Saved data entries
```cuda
#pragma unroll 1
  for (int ph = 0; ph < n_phases; ph++) {
    const int l = ph / 6, sub = ph - 6 * l;
    prof = prof0 ? prof0 + (size_t)(ph + 1) * PROF_STRIDE : nullptr;
    prof_mark(prof, 0);
    const char* lb = blob + p.lay.layer0 + p.lay.layer_stride * l;
    const bool rowpart = (sub == PH_QKV || sub == PH_QC);
    const bool has_ln = (sub == PH_QKV || sub == PH_QC || sub == PH_FC1);
    const int q = (sub == PH_QKV) ? 6 : (sub == PH_QC ? 2 : (sub == PH_FC1 ? qe : 1));
    const int Nc = 4 * q * 8;
    const int KT = (sub == PH_FC2 ? KsF : Ks) >> 5;
    const int apitch = (sub == PH_FC2) ? pitchF : pitch;
    const int act_bytes = (rowpart ? HROWS : ROWS) * apitch * 2;
    const int RS = (q == 1) ? 8 : 8 * q + 2;
    const int blk = rowpart ? 32 + 4 * 16 * q * 4 : 256 + ROWS * RS * 4;
    unsigned char* const recv = Rg + ((act_bytes + 127) & ~127);
    const uint32_t peer_recv = mapa(smem_u32(recv), (uint32_t)peer);
    const uint32_t xbytes = 4u * (rowpart ? V * 4 * 16 * q + V / 2 * 4 * 2 : V / C * (ROWS * 8 * q + (has_ln ? ROWS * 2 : 0)));
    auto put = [&](int d, uint32_t off, auto v) {
      if (d == rank) *reinterpret_cast<decltype(v)*>(recv + off) = v;
      else st_async(peer_recv + off, v, peer_xbar);
    };
    const int j0 = JOBS_PER_LAYER * l + (sub == 0 ? 0 : sub + QKV_JOBS - 1);
    if (tid == 0) mbar_expect_tx(xbar, xbytes);

    auto att_stage0 = [&]() -> unsigned char* {
      if (sub == PH_QC) return Rg + ATT_S0_QC + warp * ATT_STAGE;
      return warp < 6 ? Rg + ATT_S0_QKV + warp * ATT_STAGE : smem + HDR + (warp - 6) * WB_BYTES + ATT_S0_WB;
    };
    if (rowpart && att_row < B)
      attention_decode_request<bf16>(decode_attn_args(p, l, pos, sub == PH_QC), att_row, head, row_pos<RAGGED>(p, att_row, pos), att_stage0(),
                                     attbars + 2 * warp, lane, warp & 1, 2);

    float cv1 = 0.f, cv2 = 0.f;
    if (has_ln) {
      const float* c1; int ntot;
      if (sub == PH_QKV) { c1 = reinterpret_cast<const float*>(lb + p.lay.c_qkv); ntot = p.qkv_rows; }
      else if (sub == PH_QC) { c1 = reinterpret_cast<const float*>(lb + p.lay.c_qc); ntot = H; }
      else { c1 = reinterpret_cast<const float*>(lb + p.lay.c_fc1); ntot = F; }
      const int nown = rowpart ? Nc : 8 * q;
// ... 241 lines not shown
      RowStatFrag rst;
      row_stat_zero(rst);
      for (int kt = warp; kt < KTH; kt += 8) {
        const bf16* sl = ktile(kt);
#pragma unroll
        for (int mt = 0; mt < 2; mt++)
#pragma unroll
          for (int j = 0; j < 2; j++) {
            uint32_t a[4];
            ldmatrix_x4(a, sl + (size_t)(mt * 16 + lrow) * pitch + j * 16 + lcol);
            row_stat_mma(rst, mt, a);
          }
      }
      row_stat_store(rst, part, warp, lane);
      __syncthreads();
      row_stat_finalize(part, H, ROWS, p.eps, stats);
      __syncthreads();
    }
    prof_mark(prof, 1);
    constexpr int HRS = 40;
    int job = JOBS_PER_LAYER * p.L;
    for (int task = cta; task < ntasks; task += (int)gridDim.x, job++) {
      mbar_wait(&wbar[job & 1], (par_w >> (job & 1)) & 1u, 4);
      par_w ^= 1u << (job & 1);
      float acc[2][4][4];
#pragma unroll
      for (int a = 0; a < 2; a++)
#pragma unroll
        for (int j = 0; j < 4; j++)
#pragma unroll
          for (int e = 0; e < 4; e++) acc[a][j][e] = 0.f;
      unsigned char* wbuf = smem + HDR + (job & 1) * WB_BYTES;
      const uint4* wb = reinterpret_cast<const uint4*>(wbuf) + lane;
      for (int kt = warp; kt < KTH; kt += 8) {
        const bf16* sl = ktile(kt);
        uint32_t a[2][2][4];
#pragma unroll
        for (int mt = 0; mt < 2; mt++)
#pragma unroll
          for (int j = 0; j < 2; j++) ldmatrix_x4(a[mt][j], sl + (size_t)(mt * 16 + lrow) * pitch + j * 16 + lcol);
#pragma unroll
        for (int j = 0; j < 4; j++) {
          const uint4 w = wb[((size_t)j * KTH + kt) * 32];
#pragma unroll
          for (int mt = 0; mt < 2; mt++) {
            mma_bf16_16816(acc[mt][j], a[mt][0], w.x, w.y);
            mma_bf16_16816(acc[mt][j], a[mt][1], w.z, w.w);
          }
        }
      }
      __syncthreads();
      float* red = reinterpret_cast<float*>(wbuf);
#pragma unroll
      for (int mt = 0; mt < 2; mt++)
#pragma unroll
        for (int j = 0; j < 4; j++) {
          float* base = red + ((size_t)warp * 32 + mt * 16 + g) * HRS + j * 8 + 2 * t4;
          *reinterpret_cast<float2*>(base) = make_float2(acc[mt][j][0], acc[mt][j][1]);
          *reinterpret_cast<float2*>(base + 8 * HRS) = make_float2(acc[mt][j][2], acc[mt][j][3]);
        }
      __syncthreads();
      {
        const int er = tid >> 3, ec = tid & 7;
        if (er < B) {
          const float mean = stats[2 * er], rstd = stats[2 * er + 1];
#pragma unroll
          for (int j = 0; j < 4; j++) {
            const int cidx = j * 8 + ec, n = task * 32 + cidx;
            float v = 0.f;
#pragma unroll
            for (int w = 0; w < 8; w++) v += red[((size_t)w * 32 + er) * HRS + cidx];
            p.logits[(size_t)er * p.K * p.V + n] = DT<bf16>::rnd(rstd * (v - mean * c1[n]) + c2[n]);
          }
        }
      }
      __syncthreads();
      if (tid == 32) {
        fence_proxy_async_smem();
        issue_weight_job(job + 2);
      }
    }
  }
  prof_mark(prof, 6);
  bar_target = grid_sync(bar_ctr, bar_target, n_phases, true);
  prof = prof0 ? prof0 + (size_t)(n_phases + 2) * PROF_STRIDE : nullptr;
  prof_mark(prof, 0);
  if (p.do_sample_phase) {
    const ptts_gen_params gp = *p.sa.gen;
    const int BK = B * p.K;
    sample_phase<ITEMS, RAGGED>(p.sa, gp, BK, cur_len);
    prof_mark(prof, 1);
    bar_target = grid_sync(bar_ctr, bar_target, n_phases + 1, true, nullptr, [&]() {
      const int tot = *reinterpret_cast<volatile int*>(&ctrl->n_unfinished);
      s_next_active = (tot - unfinished_prev > 0) ? 1 : 0;
      unfinished_prev = tot;
    });
    prof_mark(prof, 2);
  }
  bool go_on = false;
  if (p.do_sample_phase) {
    const int act = s_next_active;
    if (cta == 0 && tid == 0) {
      ctrl->cur_len = cur_len + 1;
      ctrl->active = act;
      ctrl->steps_run += 1;
    }
    go_on = act != 0;
    cur_len += 1;
  }
  if (!go_on) break;
  }
  if (cta == 0 && tid == 0) {
    if (p.do_sample_phase) ctrl->n_unfinished = 0;
    ctrl->launch_gen = (int)(gen + 1u);
  }
}

__global__ void cluster_pack_kernel(const uint4* __restrict__ src, uint4* __restrict__ dst, int ph, int nh, int ntc, int kts, int KT_src) {
  const int64_t tile = blockIdx.x;
  const int ktl = (int)(tile % kts);
  const int j = (int)((tile / kts) % ntc);
  const int slice = (int)(tile / ((int64_t)kts * ntc));
  const int rank = slice & 1, owner = slice >> 1;
  int n_tile;
  if (ph == PH_QKV) n_tile = (j >> 3) * (nh * 8) + owner * 8 + (j & 7);
  else n_tile = owner * ntc + j;
  const int kt = kglobal(rank, ktl);
  dst[tile * 32 + threadIdx.x] = src[((int64_t)n_tile * KT_src + kt) * 32 + threadIdx.x];
}

}

int cluster_pack_layer(const DecoderLayout& L, char* layer, cudaStream_t st) {
  for (int ph = 0; ph < 6; ph++) {
    const ClusterPhase cp = cluster_phase(L, ph);
    const int64_t tiles = (int64_t)cp.owners * cl::C * cp.nt * cp.kt;
    cl::cluster_pack_kernel<<<(unsigned)tiles, 32, 0, st>>>(reinterpret_cast<const uint4*>(layer + cp.mat),
                                                            reinterpret_cast<uint4*>(layer + L.cp[ph]), ph, L.nh, cp.nt, cp.kt, cp.kt_src);
  }
  PTTS_LAUNCH_CHECK();
  return PTTS_OK;
}

static const void* cluster_kernel_fn(const StepParams& p) {
  const bool rg = p.sa.shift != nullptr;
  if (p.sample_items <= 1) return rg ? (const void*)cl::decode_step_cluster_kernel<1, true> : (const void*)cl::decode_step_cluster_kernel<1, false>;
  if (p.sample_items <= 5) return rg ? (const void*)cl::decode_step_cluster_kernel<5, true> : (const void*)cl::decode_step_cluster_kernel<5, false>;
  return rg ? (const void*)cl::decode_step_cluster_kernel<9, true> : (const void*)cl::decode_step_cluster_kernel<9, false>;
}

static void cluster_launch_config(const StepParams& p, cudaLaunchConfig_t& cfg, cudaLaunchAttribute* at, cudaStream_t st) {
  cfg = cudaLaunchConfig_t{};
  cfg.gridDim = dim3((unsigned)(4 * p.nh * cl::C));
  cfg.blockDim = dim3(cl::THREADS);
  cfg.dynamicSmemBytes = cl::SMEM_BYTES;
  cfg.stream = st;
  at[0].id = cudaLaunchAttributeClusterDimension;
  at[0].val.clusterDim.x = cl::C; at[0].val.clusterDim.y = 1; at[0].val.clusterDim.z = 1;
  at[1].id = cudaLaunchAttributeCooperative;
  at[1].val.cooperative = 1;
  cfg.attrs = at;
  cfg.numAttrs = 2;
}

bool cluster_step_available(const StepParams& p) {
  const void* fn = cluster_kernel_fn(p);
  static bool told = false;
  auto why = [&](const char* what, cudaError_t e, int n) {
    if (!told) fprintf(stderr, "ptts_b200: cluster step kernel not used (%s: %s, %d co-resident clusters of %d, need %d); the one-CTA-per-SM step kernel runs instead\n",
                       what, cudaGetErrorString(e), n, cl::C, 4 * p.nh);
    told = true;
    cudaGetLastError();
    return false;
  };
  cudaError_t e = cudaFuncSetAttribute(fn, cudaFuncAttributeMaxDynamicSharedMemorySize, cl::SMEM_BYTES);
  if (e != cudaSuccess) return why("shared memory attribute", e, 0);
  cudaLaunchConfig_t cfg; cudaLaunchAttribute at[2];
  cluster_launch_config(p, cfg, at, nullptr);
  cfg.numAttrs = 1;
  int n = 0;
  e = cudaOccupancyMaxActiveClusters(&n, fn, &cfg);
  if (e != cudaSuccess) return why("cluster occupancy query", e, n);
  if (n < 4 * p.nh) return why("too few co-resident clusters", cudaSuccess, n);
  return true;
}

int launch_decode_step_cluster(const StepParams& p, cudaStream_t st) {
  const void* fn = cluster_kernel_fn(p);
  cudaLaunchConfig_t cfg; cudaLaunchAttribute at[2];
  cluster_launch_config(p, cfg, at, st);
  void* args[] = {(void*)&p};
  PTTS_CHECK_CUDA(cudaLaunchKernelExC(&cfg, fn, args));
  return PTTS_OK;
}

}
```

Before: 255,900.

## Split cluster decode into step+sample launches with programmatic dependent launch overlap

Result: no change. 255,900, median of 6 (+0.0%).

```diff
diff --git a/parler_tts_b200/csrc/api.cu b/parler_tts_b200/csrc/api.cu
--- a/parler_tts_b200/csrc/api.cu
+++ b/parler_tts_b200/csrc/api.cu
@@ -110,6 +110,12 @@
   return (x == nullptr && (active_out(s) != nullptr || active_lext(s) != nullptr || s->slots)) ? &kExtOff : x;
 }
 static const int* slot_keys(const ptts_session* s) { return s->slots ? (const int*)(s->ws + s->W.row_key) : nullptr; }
+
+static bool cluster_token_loop_persistent(const ptts_session* s) {
+  if (sampler_ext(s) != nullptr) return false;
+  const char* m = getenv("PTTS_TOKEN_LOOP");
+  return !(m != nullptr && strcmp(m, "split") == 0);
+}
 
 extern "C" {
 
@@ -777,13 +783,14 @@
   const SampleOut* out = active_out(s);
   const ptts_logits_ext* lext = active_lext(s);
   const DecodePath path = decode_path(s);
-  if (ext != nullptr && path != DECODE_MULTI_KERNEL) {
+  if ((path == DECODE_CLUSTER && !cluster_token_loop_persistent(s)) || (path == DECODE_STEP && ext != nullptr)) {
     StepParams p = s->sp;
     p.do_sample_phase = 0;
+    const bool pdl = path == DECODE_CLUSTER && env_flag("PTTS_PDL", true);
     for (int i = 0; i < n_steps; i++) {
-      const int e = path == DECODE_CLUSTER ? launch_decode_step_cluster(p, st) : launch_decode_step(p, s->sm_count, st);
+      const int e = path == DECODE_CLUSTER ? launch_decode_step_cluster(p, st, pdl) : launch_decode_step(p, s->sm_count, st);
       if (e) return e;
-      if (int e2 = launch_sample(sample_args(s), nullptr, st, false, ext, out, lext, slot_keys(s))) return e2;
+      if (int e2 = launch_sample(sample_args(s), nullptr, st, pdl, ext, out, lext, slot_keys(s))) return e2;
     }
     s->launches += 2 * (int64_t)n_steps;
     return PTTS_OK;
diff --git a/parler_tts_b200/csrc/step.h b/parler_tts_b200/csrc/step.h
--- a/parler_tts_b200/csrc/step.h
+++ b/parler_tts_b200/csrc/step.h
@@ -34,7 +34,7 @@
 const char* plan_decode_step(StepParams& p, int grid);
 int launch_decode_step(const StepParams& p, int grid, cudaStream_t st);
 bool cluster_step_available(const StepParams& p);
-int launch_decode_step_cluster(const StepParams& p, cudaStream_t st);
+int launch_decode_step_cluster(const StepParams& p, cudaStream_t st, bool pdl = false);
 int cluster_pack_layer(const DecoderLayout& L, char* layer, cudaStream_t st);
 
 }
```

# TASK DESCRIPTION
Using the records above, find and show each line with the string "what".

# SOLUTION BELOW
  auto why = [&](const char* what, cudaError_t e, int n) {
                       what, cudaGetErrorString(e), n, cl::C, 4 * p.nh);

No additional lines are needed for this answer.